42e Forum : l’IA pour le HPC et le HPC pour l’IA / AI for HPC and HPC for AI

6 novembre 2018, CNRS rue Michel-Ange, Paris

  • Introduction

    • Introduction (15″) : Introduction de la Journée (Antoine Petit, Président Directeur Général du CNRS)
  • 9:30 – 10:30 Introduction à l'IA (Nicolas Vayatis, CMLA)

    Résumé :

    La troisième vague de l’intelligence artificielle est beaucoup plus forte que les précédentes puisque les briques d’automatisation peuvent maintenant s’appuyer sur trois éléments clés : des corpus de données enfin constitués, des moyens de calcul croissants et la maturité des théories et des algorithmes en apprentissage automatique. Dans le domaine de l’internet et de ses fonctionnalités phares incarnées par des moteurs numériques (fouille d’information, traduction, ciblage recommandation), les capacités décuplées des algorithmes répondent de manière remarquablement pertinente aux usages quotidiens de tout internaute, quel que soit son âge, son origine sociale, son ancrage culturel ou géographique.
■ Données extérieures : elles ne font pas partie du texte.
constexpr uint32_t kBoundRescoreGrid = 64;
template <int M, bool P8 = false>
__global__ void __launch_bounds__(kScanBlock)
k_bound_rescore(IndexView v, const float* __restrict__ query, uint32_t k, BoundCtrl* __restrict__ ctrl, const uint32_t* __restrict__ cand,
                uint32_t* __restrict__ stats, uint32_t* __restrict__ rows_out, float* __restrict__ dist_out, uint32_t* gate, BoundCtrl* next,
                uint64_t* __restrict__ partial ) {
    if (gate != nullptr && *gate == 0u) return;
    using Q = typename MT<M>::Q;
    extern __shared__ __align__(16) unsigned char smem[];
    Q* q_lds = reinterpret_cast<Q*>(smem);
    const size_t q_bytes = (((size_t)v.dim4 * 4 * sizeof(Q)) + 15) / 16 * 16;
    uint64_t* wl = reinterpret_cast<uint64_t*>(smem + q_bytes);
    float* rbuf = reinterpret_cast<float*>(smem + q_bytes + (size_t)kScanWaves * 64 * sizeof(uint64_t));
    __shared__ double s_qn;
    __shared__ uint32_t s_last;
    const uint32_t cnt = ctrl->cand_cnt, thr_inv = ctrl->thr_inv;
    const uint32_t lane = lane_id();
    const uint32_t wave = __builtin_amdgcn_readfirstlane(threadIdx.x >> 6);
    const uint32_t ns = cnt < kBoundCandCap ? cnt : kBoundCandCap, kth = k - 1;
    const uint32_t active = std::max(1u, std::min((uint32_t)gridDim.x, (ns + kScanWaves - 1) / kScanWaves));
    const bool idle = blockIdx.x >= active;
    if (idle) {
        if (threadIdx.x == 0) s_last = atomicAdd(&ctrl->ticket, 1u) == gridDim.x - 1 ? 1u : 0u;
        __syncthreads();
        if (!s_last) return;
    }
    stage_query<M>(q_lds, query, v.dim, v.dim4);
    __syncthreads();
    if (wave == kScanWaves - 1) {
        double ma = 0.0;
        for (uint32_t i = 0; i < v.dim; i++) { const double a = (double)q_lds[i]; ma = __builtin_fma(a, a, ma); }
        if (lane == 0) s_qn = __builtin_sqrt(ma);
    }
    __syncthreads();
    const double qn = s_qn;
    const bool hand_back = cnt > kBoundCandCap || thr_inv == 0u || !bound_scan_norm_ok(qn, v.dim);
    uint64_t list = kDeadKey, thr = kDeadKey;
    if (!hand_back && !idle) {
        QConst qc; qc.qn = 0.0; qc.qn32 = 0.0f;
        if constexpr (M == QV_COSINE) qc.qn = qn;
        const f4* tiles = reinterpret_cast<const f4*>(v.tiles);
        f4* mine = reinterpret_cast<f4*>(rbuf + (size_t)wave * v.dim4 * 4);
        bool first = true;
        for (uint32_t i = blockIdx.x * kScanWaves + wave; i < ns; i += active * kScanWaves) {
            const uint32_t row = cand[i];
            const f4* src = tiles + (size_t)(row >> 6) * v.dim4 * 64 + (row & 63);
            double rn = 0.0;
            if constexpr (MT<M>::needs_rnorm) rn = v.rnorm[row];
            for (uint32_t c0 = 0; c0 < v.dim4; c0 += 256) {
                f4 x[4];
#pragma unroll
                for (uint32_t u = 0; u < 4; u++) { const uint32_t c = c0 + u * 64 + lane; if (c < v.dim4) x[u] = __builtin_nontemporal_load(&src[(size_t)c * 64]); }
#pragma unroll
                for (uint32_t u = 0; u < 4; u++) { const uint32_t c = c0 + u * 64 + lane; if (c < v.dim4) mine[c] = x[u]; }
            }
            __builtin_amdgcn_fence(__ATOMIC_RELEASE, "wavefront");
            __builtin_amdgcn_wave_barrier();
            __builtin_amdgcn_fence(__ATOMIC_ACQUIRE, "wavefront");
            typename MT<M>::A acc = 0;
            for (uint32_t c = 0; c < v.dim4; c++) {
                const f4 r = mine[c];
                const Q* qq = q_lds + (size_t)c * 4;
                acc1<M>(acc, qq[0], r.x); acc1<M>(acc, qq[1], r.y); acc1<M>(acc, qq[2], r.z); acc1<M>(acc, qq[3], r.w);
            }
            __builtin_amdgcn_fence(__ATOMIC_RELEASE, "wavefront");
            __builtin_amdgcn_wave_barrier();
            const uint64_t key = lane == 0 ? make_key(finalize<M>(acc, qc, rn), row) : kDeadKey;
            if (first) { list = wave_sort64(key, lane); thr = readlane64(list, kth); first = false; }
            else list_insert(list, thr, key, kth, lane);
        }
    }
    wl[wave * 64 + lane] = list;
    __syncthreads();
    if (wave == 0 && !idle) {
        if (!hand_back) {
            for (uint32_t w = 1; w < kScanWaves; w++) list_insert(list, thr, lane < k ? wl[w * 64 + lane] : kDeadKey, kth, lane);
            uint64_t* out = partial + (size_t)blockIdx.x * k;
            if (lane < k) (void)atomicExch(reinterpret_cast<unsigned long long*>(&out[lane]), (unsigned long long)list);
            asm volatile("s_waitcnt vmcnt(0)" ::: "memory");
        }
        uint32_t last = 0;
        if (lane == 0) last = atomicAdd(&ctrl->ticket, 1u) == gridDim.x - 1 ? 1u : 0u;
        last = __builtin_amdgcn_readfirstlane(last);
        if (lane == 0) s_last = last;
    }
    __syncthreads();
    if (!s_last) return;
    if (threadIdx.x == 0) {
        ctrl->ticket = 0;
        if constexpr (P8) {
            stats[kBound8StatsWord] = cnt;
            if (hand_back) (void)atomicAdd(&stats[kBound8StatsWord + 1], 1u);
            (void)atomicAdd(&stats[kBound8StatsWord + 2], 1u);
            if (!hand_back) { stats[0] = cnt; (void)atomicAdd(&stats[2], 1u); next->flag = 0u; }
        } else {
            stats[0] = cnt;
            if (hand_back) (void)atomicAdd(&stats[1], 1u);
            (void)atomicAdd(&stats[2], 1u);
            if (gate != nullptr) *gate = 0u;
        }
        ctrl->flag = hand_back ? 1u : 0u;
        ctrl->cand_cnt = 0; ctrl->thr_inv = 0;
    }
    if (hand_back) return;
    merge_lists_last_workgroup(partial, active, k, rows_out, dist_out);
}

typedef int i32;
template <int U>
__device__ __forceinline__ void bound8_block(const u4* __restrict__ p, const u4* __restrict__ qh, const u4* __restrict__ ql, uint32_t s0, i32 (&acc)[4]) {
    u4 x[U];
#pragma unroll
    for (int u = 0; u < U; u++) x[u] = __builtin_nontemporal_load(&p[(size_t)(s0 + u) * 64]);
    __builtin_amdgcn_sched_barrier(0);
#pragma unroll
    for (int u = 0; u < U; u++) {
        const u4 h = qh[s0 + u], l = ql[s0 + u];
        acc[0] = __builtin_amdgcn_sdot4((i32)h.x, (i32)x[u].x, acc[0], false);
        acc[1] = __builtin_amdgcn_sdot4((i32)h.y, (i32)x[u].y, acc[1], false);
        acc[0] = __builtin_amdgcn_sdot4((i32)h.z, (i32)x[u].z, acc[0], false);
// ... 535 lines not shown
    const BoundFilterFloor& g = kBoundFilterFloor[rules][cls];
    const uint64_t n_tiles = ((uint64_t)a.n_rows + 63) / 64, ct = std::min<uint64_t>(a.candidate_tiles, n_tiles);
    if (ct == 0 || a.dim < g.min_dim || g.min_rows == 0 || a.n_rows < g.min_rows) return false;
    const bool big = g.big_rows != 0 && a.n_rows >= g.big_rows;
    return ct * 10 >= n_tiles * (big ? g.big_tenths : g.tenths) && (big || g.small_k == 0 || a.k <= g.small_k);
}
BoundStages bound_scan_decide(const BoundAsk& a, const BoundKnobs& knobs) {
    const int scan = bound_scan_mode(knobs.scan);
    if (scan == 2 || !bound_scan_kernels_serve(a)) return BoundStages::none;
    if (scan != 1 && !bound_auto(a, a.rule_metric == QV_RULE_L2_PLANES ? kRulesBf16L2 : kRulesBf16)) return BoundStages::none;
    const int plane = bound_plane_mode(bound_form(a), knobs.plane[bound_form(a)]);
    if (plane == 2 || !a.has_plane8) return BoundStages::bf16;
    return plane == 1 || bound_auto(a, kRulesPlane8) ? BoundStages::plane8_first : BoundStages::bf16;
}
size_t bound_scan_workspace_bytes(const ScanPlan& p, uint32_t k, uint32_t n_tiles) {
    return ((size_t)p.grid * k * sizeof(uint64_t) + 255) / 256 * 256 + 512 + (size_t)kBoundCandCap * sizeof(uint32_t) + (size_t)n_tiles * 64 * sizeof(uint32_t);
}
hipError_t launch_bound_scan(const IndexView& v, const ScanPlan& p, const float* d_query, uint32_t k, void* d_ws, uint32_t* d_ctrl, uint32_t* d_stats,
                             uint32_t* d_rows_out, float* d_dist_out, const uint32_t** gate_out, hipStream_t s, bool masked, bool plane8_first) {
    if (!bound_scan_kernels_serve(bound_ask(v, 1, k, kBoundNoFilter)) || !d_ctrl || !d_stats) return hipErrorInvalidValue;
    if (plane8_first && !v.plane8) return hipErrorInvalidValue;
    const uint32_t grid = p.grid;
    char* w = static_cast<char*>(d_ws);
    uint64_t* partial = reinterpret_cast<uint64_t*>(w); w += ((size_t)p.grid * k * sizeof(uint64_t) + 255) / 256 * 256;
    uint32_t* seed_rows = reinterpret_cast<uint32_t*>(w); w += 256;
    float* seed_dist = reinterpret_cast<float*>(w); w += 256;
    uint32_t* cand = reinterpret_cast<uint32_t*>(w); w += (size_t)kBoundCandCap * sizeof(uint32_t);
    uint32_t* lo_all = reinterpret_cast<uint32_t*>(w);
    const uint32_t n_pad = v.n_tiles * 64, cgrid = std::min(1024u, (n_pad + 1023u) / 1024u);
    BoundCtrl* ctrl = reinterpret_cast<BoundCtrl*>(d_ctrl);
    const size_t lds1 = (size_t)v.dim * sizeof(float) + (size_t)kScanWaves * 64 * sizeof(uint64_t);
    const size_t lds2 = query_lds_bytes(v.metric, v.dim4) + (size_t)kScanWaves * 64 * sizeof(uint64_t) + (size_t)kScanWaves * v.dim4 * 4 * sizeof(float);
    const uint32_t rgrid = std::min(kBoundRescoreGrid, grid);
    const size_t lds8 = (size_t)v.dim * 2 + (size_t)kScanWaves * 64 * sizeof(uint64_t);
    auto run = [&](auto Mc, auto Mk) -> hipError_t {
        constexpr int M = decltype(Mc)::value;
        constexpr bool MASKED = decltype(Mk)::value;
        auto attrs = [&](auto scan, size_t lds_scan, auto rescore) -> hipError_t {
            const hipError_t e = set_lds(scan, lds_scan);
            return e != hipSuccess ? e : set_lds(rescore, lds2);
        };
        auto stage = [&](auto scan, size_t lds_scan, auto rescore, BoundCtrl* c, uint32_t* gate, BoundCtrl* next, auto... scan_gate) {
            hipLaunchKernelGGL(scan, dim3(grid), dim3(kScanBlock), lds_scan, s, v, d_query, k, c, lo_all, partial, seed_rows, seed_dist, scan_gate...);
            hipLaunchKernelGGL(k_bound_collect, dim3(cgrid), dim3(256), 0, s, lo_all, n_pad, c, cand, (const uint32_t*)gate);
            hipLaunchKernelGGL(rescore, dim3(rgrid), dim3(kScanBlock), lds2, s, v, d_query, k, c, cand, d_stats, d_rows_out, d_dist_out, gate, next, partial);
        };
        const uint32_t* const no_gate = nullptr;
        hipError_t e = attrs(k_bound_scan<M, MASKED>, lds1, k_bound_rescore<M>);
        if (e == hipSuccess && plane8_first) e = attrs(k_bound_scan8<M, MASKED>, lds8, k_bound_rescore<M, true>);
        if (e != hipSuccess) return e;
        if (plane8_first) {
            BoundCtrl* ctrl8 = ctrl + 1;
            uint32_t* gate8 = &ctrl8->flag;
            stage(k_bound_scan8<M, MASKED>, lds8, k_bound_rescore<M, true>, ctrl8, (uint32_t*)nullptr, ctrl);
            stage(k_bound_scan<M, MASKED>, lds1, k_bound_rescore<M>, ctrl, gate8, (BoundCtrl*)nullptr, (const uint32_t*)gate8);
        } else stage(k_bound_scan<M, MASKED>, lds1, k_bound_rescore<M>, ctrl, (uint32_t*)nullptr, (BoundCtrl*)nullptr, no_gate);
        return hipSuccess;
    };
    auto run_metric = [&](auto Mk) -> hipError_t {
        return v.metric == QV_COSINE ? run(std::integral_constant<int, QV_COSINE>{}, Mk)
// ... 6 lines not shown
}
int host_bound_interval(int metric, uint32_t dim, float s, double qn, double rn, float rres, float* d_lo, float* d_hi) {
    const double gamma = bound_scan_gamma(dim);
    const bool sure = metric == QV_COSINE ? bound_scan_interval<QV_COSINE>(s, qn, rn, rres, dim, gamma, *d_lo, *d_hi)
                    : metric == QV_DOT  ? bound_scan_interval<QV_DOT>(s, qn, rn, rres, dim, gamma, *d_lo, *d_hi)
                                        : bound_scan_interval<QV_L2>(s, qn, rn, rres, dim, gamma, *d_lo, *d_hi);
    return sure ? 0 : 1;
}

Dans le monde physique, après les rails et les airs, il est démontré à présent que les routes peuvent également être parcourues par des véhicules sans pilotage humain. Cependant, dans certains domaines spécifiques comme ceux de l’ingénierie et de la simulation, mais aussi de la santé ou de la formation où les réalisations basées sur l’IA sont au stade de la preuve de concept et peinent à passer à l’échelle. Il est intéressant de comprendre quels sont les verrous pour l’industrialisation, ainsi que les défis technologiques et scientifiques que ce passage à l’échelle soulève. La place des experts du métier dans ce processus sera également discutée.

  • 10:30 – 11:00 Realtime capable first-principle-based fusion reactor turbulence modeling using neural networks (Karel van de Plassche, DIFFER)


    Predicting particle and energy transport in fusion reactors is essential for the interpretation of current-day fusion experiments, and in extrapolating to future reactors. In fusion-relevant plasmas turbulence is the main transport channel, and calculating this turbulent transport is computationally expensive. Fortunately, reduced turbulence models have been successful in reproducing experimental profiles in many cases, offering a 6 orders of magnitude speedup compared to their nonlinear counterparts. However, these models are still not fast enough to be real-time capable. We sketch a pathway towards circumventing the conflicting constraints of accuracy and tractability in turbulence modelling, towards real-time capability. We use the QuaLiKiz reduced model [Bourdelle PPCF 2016] to generate a large database of turbulent fluxes. Neural networks are then trained on this dataset, offering a surrogate model that when coupled to the control-oriented fast tokamak simulator RAPTOR is able to simulate 1 second of plasma evolution in 10 CPU seconds, 4 orders of magnitude faster than the original QuaLiKiz model.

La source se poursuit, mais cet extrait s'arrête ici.